■ **ASSIGNMENT**
Retype every entry below exactly as it stands.

((

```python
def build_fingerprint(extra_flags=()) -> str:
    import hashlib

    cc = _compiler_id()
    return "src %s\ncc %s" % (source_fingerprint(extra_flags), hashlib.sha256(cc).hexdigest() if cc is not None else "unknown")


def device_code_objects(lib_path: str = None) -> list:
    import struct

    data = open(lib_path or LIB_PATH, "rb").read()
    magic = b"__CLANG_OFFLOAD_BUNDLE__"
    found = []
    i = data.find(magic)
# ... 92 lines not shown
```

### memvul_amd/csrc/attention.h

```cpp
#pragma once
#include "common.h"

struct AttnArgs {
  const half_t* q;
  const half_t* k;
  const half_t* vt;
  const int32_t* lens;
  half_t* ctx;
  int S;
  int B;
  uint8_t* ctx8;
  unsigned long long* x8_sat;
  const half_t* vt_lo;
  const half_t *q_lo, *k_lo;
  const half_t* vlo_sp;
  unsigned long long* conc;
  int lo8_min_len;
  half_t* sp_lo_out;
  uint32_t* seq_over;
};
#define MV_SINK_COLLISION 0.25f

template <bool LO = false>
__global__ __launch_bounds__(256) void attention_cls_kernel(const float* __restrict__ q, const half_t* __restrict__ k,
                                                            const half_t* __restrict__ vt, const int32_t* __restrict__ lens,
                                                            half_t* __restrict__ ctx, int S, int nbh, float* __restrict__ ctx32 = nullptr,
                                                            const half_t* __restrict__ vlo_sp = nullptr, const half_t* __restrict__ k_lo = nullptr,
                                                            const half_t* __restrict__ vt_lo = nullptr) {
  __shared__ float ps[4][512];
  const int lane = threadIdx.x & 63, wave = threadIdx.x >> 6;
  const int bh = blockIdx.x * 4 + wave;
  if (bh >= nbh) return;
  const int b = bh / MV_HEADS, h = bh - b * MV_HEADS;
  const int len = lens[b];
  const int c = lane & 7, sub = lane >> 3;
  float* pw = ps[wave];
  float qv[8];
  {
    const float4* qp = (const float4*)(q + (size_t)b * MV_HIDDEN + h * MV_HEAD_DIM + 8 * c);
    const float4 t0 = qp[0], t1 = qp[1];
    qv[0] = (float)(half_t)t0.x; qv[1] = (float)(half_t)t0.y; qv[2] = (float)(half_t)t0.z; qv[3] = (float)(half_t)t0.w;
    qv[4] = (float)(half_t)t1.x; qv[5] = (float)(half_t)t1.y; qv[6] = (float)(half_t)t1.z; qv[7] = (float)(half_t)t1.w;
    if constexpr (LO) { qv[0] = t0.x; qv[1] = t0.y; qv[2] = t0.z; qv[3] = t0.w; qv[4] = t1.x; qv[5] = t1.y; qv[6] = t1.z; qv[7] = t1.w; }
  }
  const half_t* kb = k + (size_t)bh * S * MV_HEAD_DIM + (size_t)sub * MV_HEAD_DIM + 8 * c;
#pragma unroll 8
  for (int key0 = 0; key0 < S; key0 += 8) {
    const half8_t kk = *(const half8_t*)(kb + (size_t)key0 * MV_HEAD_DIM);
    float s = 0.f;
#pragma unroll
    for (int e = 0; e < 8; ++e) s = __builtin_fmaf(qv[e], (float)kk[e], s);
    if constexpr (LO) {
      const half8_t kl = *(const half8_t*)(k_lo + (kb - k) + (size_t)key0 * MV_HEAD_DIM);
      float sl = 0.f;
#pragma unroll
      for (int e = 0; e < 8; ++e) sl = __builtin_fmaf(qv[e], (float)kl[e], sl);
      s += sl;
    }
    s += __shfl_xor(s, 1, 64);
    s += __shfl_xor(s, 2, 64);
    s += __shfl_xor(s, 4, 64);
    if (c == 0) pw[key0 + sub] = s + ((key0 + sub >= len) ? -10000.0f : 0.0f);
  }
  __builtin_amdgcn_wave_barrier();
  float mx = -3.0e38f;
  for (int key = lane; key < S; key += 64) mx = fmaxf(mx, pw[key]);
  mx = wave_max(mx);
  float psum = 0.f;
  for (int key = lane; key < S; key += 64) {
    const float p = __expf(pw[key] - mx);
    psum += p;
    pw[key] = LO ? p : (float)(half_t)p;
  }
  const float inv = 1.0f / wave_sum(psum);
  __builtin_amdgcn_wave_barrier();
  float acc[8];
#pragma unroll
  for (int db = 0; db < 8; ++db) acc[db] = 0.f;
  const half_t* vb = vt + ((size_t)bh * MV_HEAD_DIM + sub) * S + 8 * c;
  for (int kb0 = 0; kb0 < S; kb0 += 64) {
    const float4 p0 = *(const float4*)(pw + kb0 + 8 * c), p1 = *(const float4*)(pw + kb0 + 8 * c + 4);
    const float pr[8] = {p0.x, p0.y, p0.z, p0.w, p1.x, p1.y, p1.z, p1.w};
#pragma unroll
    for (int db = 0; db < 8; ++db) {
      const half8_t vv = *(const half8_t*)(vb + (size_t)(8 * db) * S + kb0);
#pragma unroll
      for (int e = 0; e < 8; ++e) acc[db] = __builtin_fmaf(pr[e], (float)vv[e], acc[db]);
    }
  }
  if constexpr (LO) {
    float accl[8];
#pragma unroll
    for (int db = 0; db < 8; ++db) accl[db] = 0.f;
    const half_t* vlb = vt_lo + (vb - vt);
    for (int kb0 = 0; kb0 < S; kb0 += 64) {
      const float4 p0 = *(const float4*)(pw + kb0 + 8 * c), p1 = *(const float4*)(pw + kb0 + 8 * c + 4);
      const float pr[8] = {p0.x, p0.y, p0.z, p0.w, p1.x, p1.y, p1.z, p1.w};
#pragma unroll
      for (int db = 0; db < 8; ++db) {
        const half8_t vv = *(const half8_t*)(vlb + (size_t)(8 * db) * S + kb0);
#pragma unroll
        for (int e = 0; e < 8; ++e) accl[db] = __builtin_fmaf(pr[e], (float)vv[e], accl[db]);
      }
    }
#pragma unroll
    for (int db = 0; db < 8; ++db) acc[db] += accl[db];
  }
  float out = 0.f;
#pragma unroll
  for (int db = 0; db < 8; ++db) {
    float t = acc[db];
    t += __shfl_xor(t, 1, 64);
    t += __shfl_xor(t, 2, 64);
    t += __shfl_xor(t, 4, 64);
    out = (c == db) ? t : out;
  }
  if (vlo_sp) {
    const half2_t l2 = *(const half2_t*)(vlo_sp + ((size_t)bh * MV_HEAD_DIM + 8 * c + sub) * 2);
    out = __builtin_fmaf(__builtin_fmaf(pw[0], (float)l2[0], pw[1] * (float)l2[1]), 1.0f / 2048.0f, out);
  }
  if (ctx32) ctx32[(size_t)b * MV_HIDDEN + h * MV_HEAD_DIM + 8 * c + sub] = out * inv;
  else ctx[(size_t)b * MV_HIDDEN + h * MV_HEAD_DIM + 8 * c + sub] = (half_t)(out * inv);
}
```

))

■ **EXPECTED OUTPUT**
```python
def build_fingerprint(extra_flags=()) -> str:
    import hashlib

    cc = _compiler_id()
    return "src %s\ncc %s" % (source_fingerprint(extra_flags), hashlib.sha256(cc).hexdigest() if cc is not None else "unknown")


def device_code_objects(lib_path: str = None) -> list:
    import struct

    data = open(lib_path or LIB_PATH, "rb").read()
    magic = b"__CLANG_OFFLOAD_BUNDLE__"
    found = []
    i = data.find(magic)
# ... 92 lines not shown
```

### memvul_amd/csrc/attention.h

```cpp
#pragma once
#include "common.h"

struct AttnArgs {
  const half_t* q;
  const half_t* k;
  const half_t* vt;
  const int32_t* lens;
  half_t* ctx;
  int S;
  int B;
  uint8_t* ctx8;
  unsigned long long* x8_sat;
  const half_t* vt_lo;
  const half_t *q_lo, *k_lo;
  const half_t* vlo_sp;
  unsigned long long* conc;
  int lo8_min_len;
  half_t* sp_lo_out;
  uint32_t* seq_over;
};
#define MV_SINK_COLLISION 0.25f

template <bool LO = false>
__global__ __launch_bounds__(256) void attention_cls_kernel(const float* __restrict__ q, const half_t* __restrict__ k,
                                                            const half_t* __restrict__ vt, const int32_t* __restrict__ lens,
                                                            half_t* __restrict__ ctx, int S, int nbh, float* __restrict__ ctx32 = nullptr,
                                                            const half_t* __restrict__ vlo_sp = nullptr, const half_t* __restrict__ k_lo = nullptr,
                                                            const half_t* __restrict__ vt_lo = nullptr) {
  __shared__ float ps[4][512];
  const int lane = threadIdx.x & 63, wave = threadIdx.x >> 6;
  const int bh = blockIdx.x * 4 + wave;
  if (bh >= nbh) return;
  const int b = bh / MV_HEADS, h = bh - b * MV_HEADS;
  const int len = lens[b];
  const int c = lane & 7, sub = lane >> 3;
  float* pw = ps[wave];
  float qv[8];
  {
    const float4* qp = (const float4*)(q + (size_t)b * MV_HIDDEN + h * MV_HEAD_DIM + 8 * c);
    const float4 t0 = qp[0], t1 = qp[1];
    qv[0] = (float)(half_t)t0.x; qv[1] = (float)(half_t)t0.y; qv[2] = (float)(half_t)t0.z; qv[3] = (float)(half_t)t0.w;
    qv[4] = (float)(half_t)t1.x; qv[5] = (float)(half_t)t1.y; qv[6] = (float)(half_t)t1.z; qv[7] = (float)(half_t)t1.w;
    if constexpr (LO) { qv[0] = t0.x; qv[1] = t0.y; qv[2] = t0.z; qv[3] = t0.w; qv[4] = t1.x; qv[5] = t1.y; qv[6] = t1.z; qv[7] = t1.w; }
  }
  const half_t* kb = k + (size_t)bh * S * MV_HEAD_DIM + (size_t)sub * MV_HEAD_DIM + 8 * c;
#pragma unroll 8
  for (int key0 = 0; key0 < S; key0 += 8) {
    const half8_t kk = *(const half8_t*)(kb + (size_t)key0 * MV_HEAD_DIM);
    float s = 0.f;
#pragma unroll
    for (int e = 0; e < 8; ++e) s = __builtin_fmaf(qv[e], (float)kk[e], s);
    if constexpr (LO) {
      const half8_t kl = *(const half8_t*)(k_lo + (kb - k) + (size_t)key0 * MV_HEAD_DIM);
      float sl = 0.f;
#pragma unroll
      for (int e = 0; e < 8; ++e) sl = __builtin_fmaf(qv[e], (float)kl[e], sl);
      s += sl;
    }
    s += __shfl_xor(s, 1, 64);
    s += __shfl_xor(s, 2, 64);
    s += __shfl_xor(s, 4, 64);
    if (c == 0) pw[key0 + sub] = s + ((key0 + sub >= len) ? -10000.0f : 0.0f);
  }
  __builtin_amdgcn_wave_barrier();
  float mx = -3.0e38f;
  for (int key = lane; key < S; key += 64) mx = fmaxf(mx, pw[key]);
  mx = wave_max(mx);
  float psum = 0.f;
  for (int key = lane; key < S; key += 64) {
    const float p = __expf(pw[key] - mx);
    psum += p;
    pw[key] = LO ? p : (float)(half_t)p;
  }
  const float inv = 1.0f / wave_sum(psum);
  __builtin_amdgcn_wave_barrier();
  float acc[8];
#pragma unroll
  for (int db = 0; db < 8; ++db) acc[db] = 0.f;
  const half_t* vb = vt + ((size_t)bh * MV_HEAD_DIM + sub) * S + 8 * c;
  for (int kb0 = 0; kb0 < S; kb0 += 64) {
    const float4 p0 = *(const float4*)(pw + kb0 + 8 * c), p1 = *(const float4*)(pw + kb0 + 8 * c + 4);
    const float pr[8] = {p0.x, p0.y, p0.z, p0.w, p1.x, p1.y, p1.z, p1.w};
#pragma unroll
    for (int db = 0; db < 8; ++db) {
      const half8_t vv = *(const half8_t*)(vb + (size_t)(8 * db) * S + kb0);
#pragma unroll
      for (int e = 0; e < 8; ++e) acc[db] = __builtin_fmaf(pr[e], (float)vv[e], acc[db]);
    }
  }
  if constexpr (LO) {
    float accl[8];
#pragma unroll
    for (int db = 0; db < 8; ++db) accl[db] = 0.f;
    const half_t* vlb = vt_lo + (vb - vt);
    for (int kb0 = 0; kb0 < S; kb0 += 64) {
      const float4 p0 = *(const float4*)(pw + kb0 + 8 * c), p1 = *(const float4*)(pw + kb0 + 8 * c + 4);
      const float pr[8] = {p0.x, p0.y, p0.z, p0.w, p1.x, p1.y, p1.z, p1.w};
#pragma unroll
      for (int db = 0; db < 8; ++db) {
        const half8_t vv = *(const half8_t*)(vlb + (size_t)(8 * db) * S + kb0);
#pragma unroll
        for (int e = 0; e < 8; ++e) accl[db] = __builtin_fmaf(pr[e], (float)vv[e], accl[db]);
      }
    }
#pragma unroll
    for (int db = 0; db < 8; ++db) acc[db] += accl[db];
  }
  float out = 0.f;
#pragma unroll
  for (int db = 0; db < 8; ++db) {
    float t = acc[db];
    t += __shfl_xor(t, 1, 64);
    t += __shfl_xor(t, 2, 64);
    t += __shfl_xor(t, 4, 64);
    out = (c == db) ? t : out;
  }
  if (vlo_sp) {
    const half2_t l2 = *(const half2_t*)(vlo_sp + ((size_t)bh * MV_HEAD_DIM + 8 * c + sub) * 2);
    out = __builtin_fmaf(__builtin_fmaf(pw[0], (float)l2[0], pw[1] * (float)l2[1]), 1.0f / 2048.0f, out);
  }
  if (ctx32) ctx32[(size_t)b * MV_HIDDEN + h * MV_HEAD_DIM + 8 * c + sub] = out * inv;
  else ctx[(size_t)b * MV_HIDDEN + h * MV_HEAD_DIM + 8 * c + sub] = (half_t)(out * inv);
}
```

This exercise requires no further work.